Biolumineszenz heißt das Fachwort: Manche Lebewesen können durch chemische Prozesse Licht erzeugen. Das bekannteste Beispiel ist dabei das Glühwürmchen, doch das Phänomen findet sich auch bei vielen anderen Organismen – von den Einzellern bis zu den Wirbeltieren. Einige Fischarten gehören ebenfalls zur Gemeinde der biolumineszenten Lebewesen. Doch eigentlich bringen sie nicht selbst die Strahlkraft hervor – sie nutzen stattdessen symbiotische Bakterien. Diese biolumineszenten Mikroben sitzen in bestimmten Organen der Fische und bringen sie zum Leuchten. Das gilt auch für die Blitzlichtfische (Anomalops katoptron), die in den tropischen Gewässern des Indopazifiks vorkommen.

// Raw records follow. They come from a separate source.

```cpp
extern "C" int mr_graph_build_sharded(mr_ctx* ctx, const mr_spans* sp, const uint8_t* trace_mask, mr_graph** out) {
    if (!ctx || !sp || !trace_mask || !out || sp->ctx != ctx)
        return mr_fail(ctx, MR_ERR_ARG, "mr_graph_build_sharded: bad arguments");
    if (!mr_coll_ready(ctx) && ctx->nranks != 1) return mr_fail(ctx, MR_ERR_COMM, "no collective backend");
    if (!sp->indexed) return mr_fail(ctx, MR_ERR_STATE, "span table has no per-trace index (sharded build needs it)");
    MR_TRY_HIP(ctx, hipSetDevice(ctx->device));
    *out = nullptr;
    DBuf<uint8_t> mask;
    MR_TRY(mask.upload(ctx, trace_mask, (size_t)sp->n_traces));
    auto g = new mr_graph();
    g->ctx = ctx;
    int rc = graph_build_indexed(ctx, sp, mask.p, g, true);
    if (rc == MR_OK) {
        g->rs_is_sr = true;
        g->pr_identity = true;
        g->n_pr = g->T;
        rc = mr_graph_prepare(ctx, g);
    }
    if (rc == MR_OK) rc = hipStreamSynchronize(ctx->stream) == hipSuccess ? MR_OK : mr_fail(ctx, MR_ERR_HIP, "sync");
    if (rc != MR_OK) {
        delete g;
        return rc;
    }
    mr_handle_add(ctx, g, [](void* h) { delete (mr_graph*)h; });
    *out = g;
    return MR_OK;
}

extern "C" int mr_graph_nodes(const mr_graph* g, int32_t* node_podop, int32_t* trace_code) {
    if (!g) return MR_ERR_ARG;
    mr_ctx* ctx = g->ctx;
    if (!g->node_podop.p && g->N) return mr_fail(ctx, MR_ERR_STATE, "graph was not built from spans");
    if (node_podop && g->N) MR_TRY(g->node_podop.download(ctx, node_podop, g->N));
    if (trace_code && g->T) MR_TRY(g->trace_code.download(ctx, trace_code, g->T));
    MR_TRY_HIP(ctx, hipStreamSynchronize(ctx->stream));
    return MR_OK;
}

extern "C" int mr_graph_export(const mr_graph* g, int64_t* sr_off, int32_t* sr_ops, int32_t* len_t, int32_t* len_o,
                               int64_t* ss_off, int32_t* ss_par, int32_t* nchild) {
    if (!g) return MR_ERR_ARG;
    mr_ctx* ctx = g->ctx;
    if (sr_off) MR_TRY(g->rs_off.download(ctx, sr_off, (size_t)g->T + 1));
    if (sr_ops) MR_TRY(g->rs_ops.download(ctx, sr_ops, (size_t)g->nnz_rs));
    if (sr_ops) {
        std::vector<int64_t> off((size_t)g->T + 1);
        MR_TRY(g->rs_off.download(ctx, off.data(), off.size()));
        MR_TRY_HIP(ctx, hipStreamSynchronize(ctx->stream));
        for (int32_t t = 0; t < g->T; ++t) std::sort(sr_ops + off[t], sr_ops + off[t + 1]);
    }
    if (len_t) MR_TRY(g->len_t.download(ctx, len_t, (size_t)g->T));
    if (len_o) MR_TRY(g->len_o.download(ctx, len_o, (size_t)g->N));
    if (ss_off) MR_TRY(g->ss_off.download(ctx, ss_off, (size_t)g->N + 1));
    if (ss_par) MR_TRY(g->ss_par.download(ctx, ss_par, (size_t)g->E));
    if (nchild) MR_TRY(g->nchild.download(ctx, nchild, (size_t)g->N));
    MR_TRY_HIP(ctx, hipStreamSynchronize(ctx->stream));
    return MR_OK;
}
```

### microrank_amd/csrc/mr_pagerank.hip

```cpp
#include <algorithm>
#include <chrono>
#include <cmath>
#include <cstdlib>
#include <cstring>
#include <memory>
#include <queue>
#include <type_traits>

#include "mr_internal.h"
#include "mr_prim.h"
#include "mr_sort.h"

namespace {

constexpr int TB = 256;
constexpr int LDS_NODES = 8192;
constexpr int VCAP = 2048;
constexpr int LONG_PAIR = 32;
constexpr int TSHIFT_MIN = 8, TSHIFT_MAX = 12;

__device__ __forceinline__ uint64_t mix64(uint64_t z) {
    z += 0x9E3779B97F4A7C15ull;
    z = (z ^ (z >> 30)) * 0xBF58476D1CE4E5B9ull;
    z = (z ^ (z >> 27)) * 0x94D049BB133111EBull;
// ... 1253 lines not shown
    if (i < N) {
        G.sp0[i] = v0;
        G.su0[i] = (double)G.u_o[G.perm ? G.perm[i] : i] * v0;
    }
    if (i >= N && i < N + TR_PAD) G.su0[i] = G.su1[i] = 0.0;
    if (i < T) {
        const double q = (double)G.w_tq[i] * v0;
        if (G.fp32) G.q32[i] = (float)q; else G.q64[i] = q;
    }
    if (i < MSLOT_WORDS) G.mslot[i] = i < 2 * MSH ? d2bits(1.0) : 0ull;
}
__global__ void __launch_bounds__(KB) k_kind_insert_b(const SDev* __restrict__ sd, int32_t ng, uint64_t seed,
                                                      uint64_t hmask) {
    const SDev& G = sd[sd_graph(sd, ng, (int32_t)blockIdx.x, 1)];
    kind_insert_body<false, 2>((int32_t)blockIdx.x - G.b_kins, G.off, nullptr, G.o16, G.w_t, G.T, G.hk, G.cr,
                                  G.slot_of, (uint64_t)(G.cap - 1), seed, nullptr, hmask);
}
__global__ void k_kind_verify_b(const SDev* __restrict__ sd, int32_t ng) {
    const SDev& G = sd[sd_graph(sd, ng, (int32_t)blockIdx.x, 2)];
    const int32_t t = ((int32_t)blockIdx.x - G.b_kver) * blockDim.x + threadIdx.x;
    if (t >= G.T) return;
    const KCnt ks = G.cr[G.slot_of[t]];
    const int32_t r = ks.rep;
    G.kind[t] = (double)ks.cnt;
    if (r == t) return;
    const int64_t a0 = G.off[t], a1 = G.off[t + 1], b0 = G.off[r], b1 = G.off[r + 1];
    bool eq = (a1 - a0) == (b1 - b0);
    if (eq && a1 > a0) eq = __float_as_uint(G.w_t[t]) == __float_as_uint(G.w_t[r]);
    for (int64_t i = 0; eq && i < a1 - a0; ++i) eq = G.o16[a0 + i] == G.o16[b0 + i];
    if (!eq) atomicOr(G.flag, 1);
}
__global__ void k_pref_partial_b(const SDev* __restrict__ sd, int32_t ng) {
    __shared__ double red[TB / WAVE];
    const SDev& G = sd[sd_graph(sd, ng, (int32_t)blockIdx.x, 3)];
    const int32_t blk = (int32_t)blockIdx.x - G.b_pref;
    double a = 0.0, b = 0.0;
    const int32_t i = blk * blockDim.x + threadIdx.x;
    if (i < G.T) {
        const int32_t ln = G.len_t[i];
        a = 1.0 / G.kind[i];
        if (ln == 0) atomicOr(G.flag + 1, 1);
        b = ln ? 1.0 / (double)ln : 0.0;
    }
    a = block_sum(a, red);
    b = block_sum(b, red);
    if (threadIdx.x == 0) {
        G.ppart[2 * blk] = a;
        G.ppart[2 * blk + 1] = b;
    }
}
__global__ void k_pref_total_b(const SDev* __restrict__ sd) {
    __shared__ double red[1024 / WAVE];
    const SDev& G = sd[blockIdx.x];
    const int32_t nb = cdiv_d(G.T, TB);
    double a = 0.0, b = 0.0;
    for (int32_t i = threadIdx.x; i < nb; i += blockDim.x) {
        a += G.ppart[2 * i];
        b += G.ppart[2 * i + 1];
    }
    a = block_sum(a, red);
    b = block_sum(b, red);
    if (threadIdx.x == 0) {
        G.scal[2] = a;
        G.scal[3] = b;
    }
}
__global__ void k_pref_apply_b(const SDev* __restrict__ sd, int32_t ng) {
    const SDev& G = sd[sd_graph(sd, ng, (int32_t)blockIdx.x, 3)];
    const int32_t t = ((int32_t)blockIdx.x - G.b_pref) * blockDim.x + threadIdx.x;
    if (t >= G.T) return;
    const int32_t i = G.tpos[t];
    const double k = G.kind[t];
    double v;
    if (!G.anomaly) v = 1.0 / k / G.scal[2];
    else v = 1.0 / (k / G.scal[2] * G.phi + 1.0 / (double)G.len_t[t]) / G.scal[3] * G.phi;
    const float vf = (float)v;
    G.pref[t] = vf;
    G.c_t[t] = G.cd * vf;
    G.c_tp[i] = G.cd * vf;
}

constexpr int LO_NOC_MAX = 4096;
struct LDev {
    int32_t T, N, W, anomaly, fp32, NP;
    int32_t b_cs, n_cs, b_fill, nbp, b_app;
    int64_t st_off;
    float cd;
    double phi, v0;
    const int32_t* pinv;
    const int64_t* lo_off;
    const uint16_t* lo16;
    const int32_t *lo_len, *lo_kid, *noc;
    const uint32_t* kcnt;
    int64_t* c64;
    int32_t* coff;
    uint16_t* tids;
    float *w_tp, *c_tp;
    double* kind;
    int32_t* lenp;
    uint8_t* trun;
    double *ppart, *scal;
    int32_t* flag;
    unsigned long long* mslot;
    double *sp0, *su0, *su1, *q64;
    float* q32;
    const float* u_o;
};
__device__ __forceinline__ int32_t ld_graph(const LDev* ld, int32_t n, int32_t blk, int which) {
    int32_t lo = 0, hi = n - 1;
    while (lo < hi) {
        const int32_t mid = (lo + hi + 1) >> 1;
        const LDev& g = ld[mid];
        const int32_t s0 = which == 0 ? g.b_cs : which == 1 ? g.b_fill : g.b_app;
        if (s0 <= blk) lo = mid; else hi = mid - 1;
    }
    return lo;
}
__global__ void __launch_bounds__(TS_T) k_lo_cs_b(const LDev* __restrict__ ld, int32_t n, unsigned long long* st,
                                                 uint64_t epoch) {
    const LDev& G = ld[ld_graph(ld, n, (int32_t)blockIdx.x, 0)];
    tr_chunk_scan_body((int32_t)blockIdx.x - G.b_cs, G.n_cs, G.pinv, G.lo_off, G.T, G.W, G.c64, G.coff, st + G.st_off,
                       epoch);
}
__global__ void __launch_bounds__(256) k_lo_fill_b(const LDev* __restrict__ ld, int32_t n) {
    __shared__ double red[256 / WAVE];
    __shared__ uint16_t lnoc[LO_NOC_MAX];
    const LDev& G = ld[ld_graph(ld, n, (int32_t)blockIdx.x, 1)];
    const int32_t blk = (int32_t)blockIdx.x - G.b_fill;
    const int64_t i = (int64_t)blk * 256 + threadIdx.x;
    const int32_t T = G.T, N = G.N;
    for (int32_t c = threadIdx.x; c < G.NP; c += 256) lnoc[c] = (uint16_t)G.noc[c];
    __syncthreads();
    double a = 0.0, b = 0.0;
    if (i < (int64_t)G.W * WAVE) {
        const int32_t k = (int32_t)(i / WAVE), lane = (int32_t)(i % WAVE);
        int64_t e0 = 0, len = 0, rot = 0;
        const int32_t ix = i < T ? G.pinv[i] : -1;
        const int32_t kid = i < T ? G.lo_kid[ix] : -1;
        const int32_t kp = __shfl_up(kid, 1, WAVE);
        const bool hd = lane == 0 || kid < 0 || kid != kp;
        const unsigned long long hm = __ballot(hd);
        const unsigned long long below = hm & (lane == WAVE - 1 ? ~0ull : (2ull << lane) - 1ull);
        const int32_t ixh = __shfl(ix, 63 - __builtin_clzll(below), WAVE);
        const bool mt = G.trun && G.c64[k + 1] - G.c64[k] <= MR_TR_TIERS512;
        if (i < T && G.trun) {
            const unsigned long long above = lane == WAVE - 1 ? 0ull : hm & (~0ull << (lane + 1));
            G.trun[i] = !mt ? (uint8_t)1 : hd ? (uint8_t)((above ? __builtin_ctzll(above) : WAVE) - lane) : (uint8_t)0;
        }
        if (i < T) {
            e0 = G.lo_off[ix];
            len = G.lo_off[ix + 1] - e0;
            rot = len ? (int64_t)((uint32_t)(mt ? ixh : ix) % (uint32_t)len) : 0;
            const int32_t L = G.lo_len[ix];
            const uint32_t kc = G.kcnt[G.lo_kid[ix]];
            G.w_tp[i] = L > 0 ? (float)(1.0 / (double)L) : 0.0f;
            G.lenp[i] = L;
            G.kind[i] = (double)kc;
            a = 1.0 / (double)kc;
            b = L ? 1.0 / (double)L : 0.0;
        }
        const int64_t nc = G.c64[k + 1] - G.c64[k];
        unsigned long long* dst = (unsigned long long*)G.tids + (size_t)G.c64[k] * WAVE + lane;
        constexpr int TF_CH = 4;
        for (int64_t c0 = 0; c0 < nc; c0 += TF_CH) {
            uint16_t idv[4 * TF_CH];
#pragma unroll
            for (int q = 0; q < 4 * TF_CH; ++q) {
                const int64_t e = 4 * c0 + q, jx = rot + e;
                idv[q] = e < len ? lnoc[G.lo16[e0 + (jx >= len ? jx - len : jx)]] : (uint16_t)(N + lane);
            }
#pragma unroll
            for (int u = 0; u < TF_CH; ++u)
                if (c0 + u < nc)
                    dst[(size_t)(c0 + u) * WAVE] = (unsigned long long)idv[4 * u] | (unsigned long long)idv[4 * u + 1] << 16 |
                                                   (unsigned long long)idv[4 * u + 2] << 32 |
                                                   (unsigned long long)idv[4 * u + 3] << 48;
        }
    }
    a = block_sum(a, red);
    b = block_sum(b, red);
    if (threadIdx.x == 0) {
        G.ppart[2 * blk] = a;
        G.ppart[2 * blk + 1] = b;
    }
}
__global__ void __launch_bounds__(1024) k_lo_total_b(const LDev* __restrict__ ld) {
    __shared__ double red[1024 / WAVE];
    const LDev& G = ld[blockIdx.x];
    double a = 0.0, b = 0.0;
    for (int32_t i = threadIdx.x; i < G.nbp; i += blockDim.x) {
        a += G.ppart[2 * i];
        b += G.ppart[2 * i + 1];
    }
    a = block_sum(a, red);
    b = block_sum(b, red);
    if (threadIdx.x == 0) {
        G.scal[2] = a;
        G.scal[3] = b;
    }
}
__global__ void k_lo_apply_b(const LDev* __restrict__ ld, int32_t n) {
    const LDev& G = ld[ld_graph(ld, n, (int32_t)blockIdx.x, 2)];
    const int64_t i = (int64_t)((int32_t)blockIdx.x - G.b_app) * blockDim.x + threadIdx.x;
    const int32_t T = G.T, N = G.N;
    const double v0 = G.v0;
    if (i < T) {
        const double k = G.kind[i];
        double v;
        if (!G.anomaly) v = 1.0 / k / G.scal[2];
        else v = 1.0 / (k / G.scal[2] * G.phi + 1.0 / (double)G.lenp[i]) / G.scal[3] * G.phi;
        const float vf = (float)v;
        G.c_tp[i] = G.cd * vf;
        const double q = (double)G.w_tp[i] * v0;
        if (G.fp32) G.q32[i] = (float)q; else G.q64[i] = q;
    }
    if (i < N) {
        G.sp0[i] = v0;
        G.su0[i] = (double)G.u_o[i] * v0;
    }
    if (i >= N && i < N + TR_PAD) G.su0[i] = G.su1[i] = 0.0;
    if (i < MSLOT_WORDS) G.mslot[i] = i < 2 * MSH ? d2bits(1.0) : 0ull;
    if (i < 4) G.flag[i] = 0;
    if (i < 8 && i != 2 && i != 3) G.scal[i] = 0.0;
}

__global__ void k_iter_init(const float* w_t, const double* mw, const float* u_o, int32_t N, int32_t T, int64_t T_all,
                            double* sp0, double* su0, double* su1, double* q64, float* q32, int fp32,
                            unsigned long long* mslot, const int32_t* perm) {
    int64_t i = (int64_t)blockIdx.x * blockDim.x + threadIdx.x;
    const double v0 = 1.0 / (double)((int64_t)N + T_all);
    if (i < N) {
        sp0[i] = v0;
        su0[i] = (double)u_o[perm ? perm[i] : i] * v0;
    }
    if (i >= N && i < N + TR_PAD) su0[i] = su1[i] = 0.0;
    if (i < T) {
        double q = (mw ? mw[i] : (double)w_t[i]) * v0;
        if (fp32) q32[i] = (float)q; else q64[i] = q;
    }
    if (i < MSLOT_WORDS) mslot[i] = i < 2 * MSH ? d2bits(1.0) : 0ull;
}
__global__ void k_pr_reset_init(int32_t T, int64_t cap, int32_t N, float* pref, float* c_t, unsigned long long* hk,
                                KCnt* cr, int32_t* flag, double* scal, const float* w_t, const double* mw,
                                const float* u_o, int64_t T_all, double* sp0, double* su0, double* su1, double* q64,
                                float* q32, int fp32, unsigned long long* mslot, const int32_t* perm, int su32,
                                float* suf0, float* suf1) {
    const int64_t i = (int64_t)blockIdx.x * blockDim.x + threadIdx.x;
    if (i < T) {
        pref[i] = 0.0f;
        c_t[i] = 0.0f;
    }
    if (i < cap) {
        hk[i] = 0ull;
        cr[i] = KCnt{0u, 0x7fffffff};
    }
    if (i < 8) flag[i] = 0;
    if (i < 8) scal[i] = 0.0;
    const double v0 = 1.0 / (double)((int64_t)N + T_all);
    if (i < N) {
        sp0[i] = v0;
        const double su = (double)u_o[perm ? perm[i] : i] * v0;
        su0[i] = su32 ? (double)(float)su : su;
        if (su32) suf0[i] = (float)su;
    }
    if (i >= N && i < N + TR_PAD) su0[i] = su1[i] = 0.0;
    if (su32 && i >= N && i < N + TR_PAD) suf0[i] = suf1[i] = 0.0f;
    if (i < T) {
        const double q = (mw ? mw[i] : (double)w_t[i]) * v0;
        if (fp32) q32[i] = (float)q; else q64[i] = q;
    }
    if (i < MSLOT_WORDS) mslot[i] = i < 2 * MSH ? d2bits(1.0) : 0ull;
}

struct GDev {
    const int64_t* rs_off;
    const int32_t* rs_ops;
    const uint16_t* rs16;
    const uint16_t* rsw;
    const int32_t* perm;
    int32_t n_hot;
    const uint16_t* tids;
    const int32_t* coff;
    const int32_t* wtile;
    const float* c_tp;
    const float* w_tp;
    const double* mw_tp;
    const uint8_t* hmask;
    const uint8_t* trun;
    const uint32_t* ctids;
    const int32_t* ccoff;
    int32_t nhr;
    int32_t hop[8];
    const float* c_t;
    const float* w_t;
    const float* u_o;
    const float* pw;
    const uint16_t* ltr;
    const int64_t* pr_beg;
    const int32_t* tile_pr0;
    const int32_t* lp;
    const int32_t* tile_lp0;
    const int32_t* op_pr_off;
    const int32_t* op_pr;
    const int64_t* ss_off;
    const int32_t* ss_par;
    void* q[2];
    double* sub[2];
// ... 3491 lines not shown
```

Baseline: 1075.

Wie eine Milchstraße im Wasser

Die bis zu 35 Zentimeter langen Fische besitzen unter den Augen ein Leuchtorgan, das mit biolumineszenten Bakterien gefüllt ist. Dieses Organ lässt sich auch verschließen, sodass es aussieht, als würden die Tiere blinken. Die Blitzlichtfische verstecken sich tagsüber in Höhlen, Felsspalten oder im dunklen Wasser bis zu einer Tiefe von 400 Metern. „In den dunklen Nächten wandern dann allerdings bis zu tausend Individuen in einem Schwarm ins planktonreiche Oberflächenwasser“, sagt Peter Jägers von der Ruhr-Universität Bochum. „Es ist eine surreale Erfahrung, die Schwärme zu sehen – wie eine Milchstraße im Wasser“, sagt der Forscher, der die Fische bei einer Tauch-Expedition im Indopazifik selbst in der Natur beobachten konnte.

Bereits seit einiger Zeit erforschen Jägers und seine Kollegen das Biolumineszenzsystem der Blitzlichtfische allerdings auch an in Gefangenschaft gehaltenen Exemplaren an der Ruhr-Universität Bochum. Um die Funktion der Blinkmuster zu verstehen, untersuchten sie im Rahmen ihrer aktuellen Studie das Verhalten einiger Versuchstiere in einem speziellen Wassertank. Darin befanden sich digital steuerbare Fischattrappen, die die Leuchtsignale der Tiere nachahmen konnten. Bei den Versuchen zeichneten die Wissenschaftler die Bewegungen einzelner Tiere als Reaktion auf die künstlichen Blitzlichter mit Infrarot-Kameras auf.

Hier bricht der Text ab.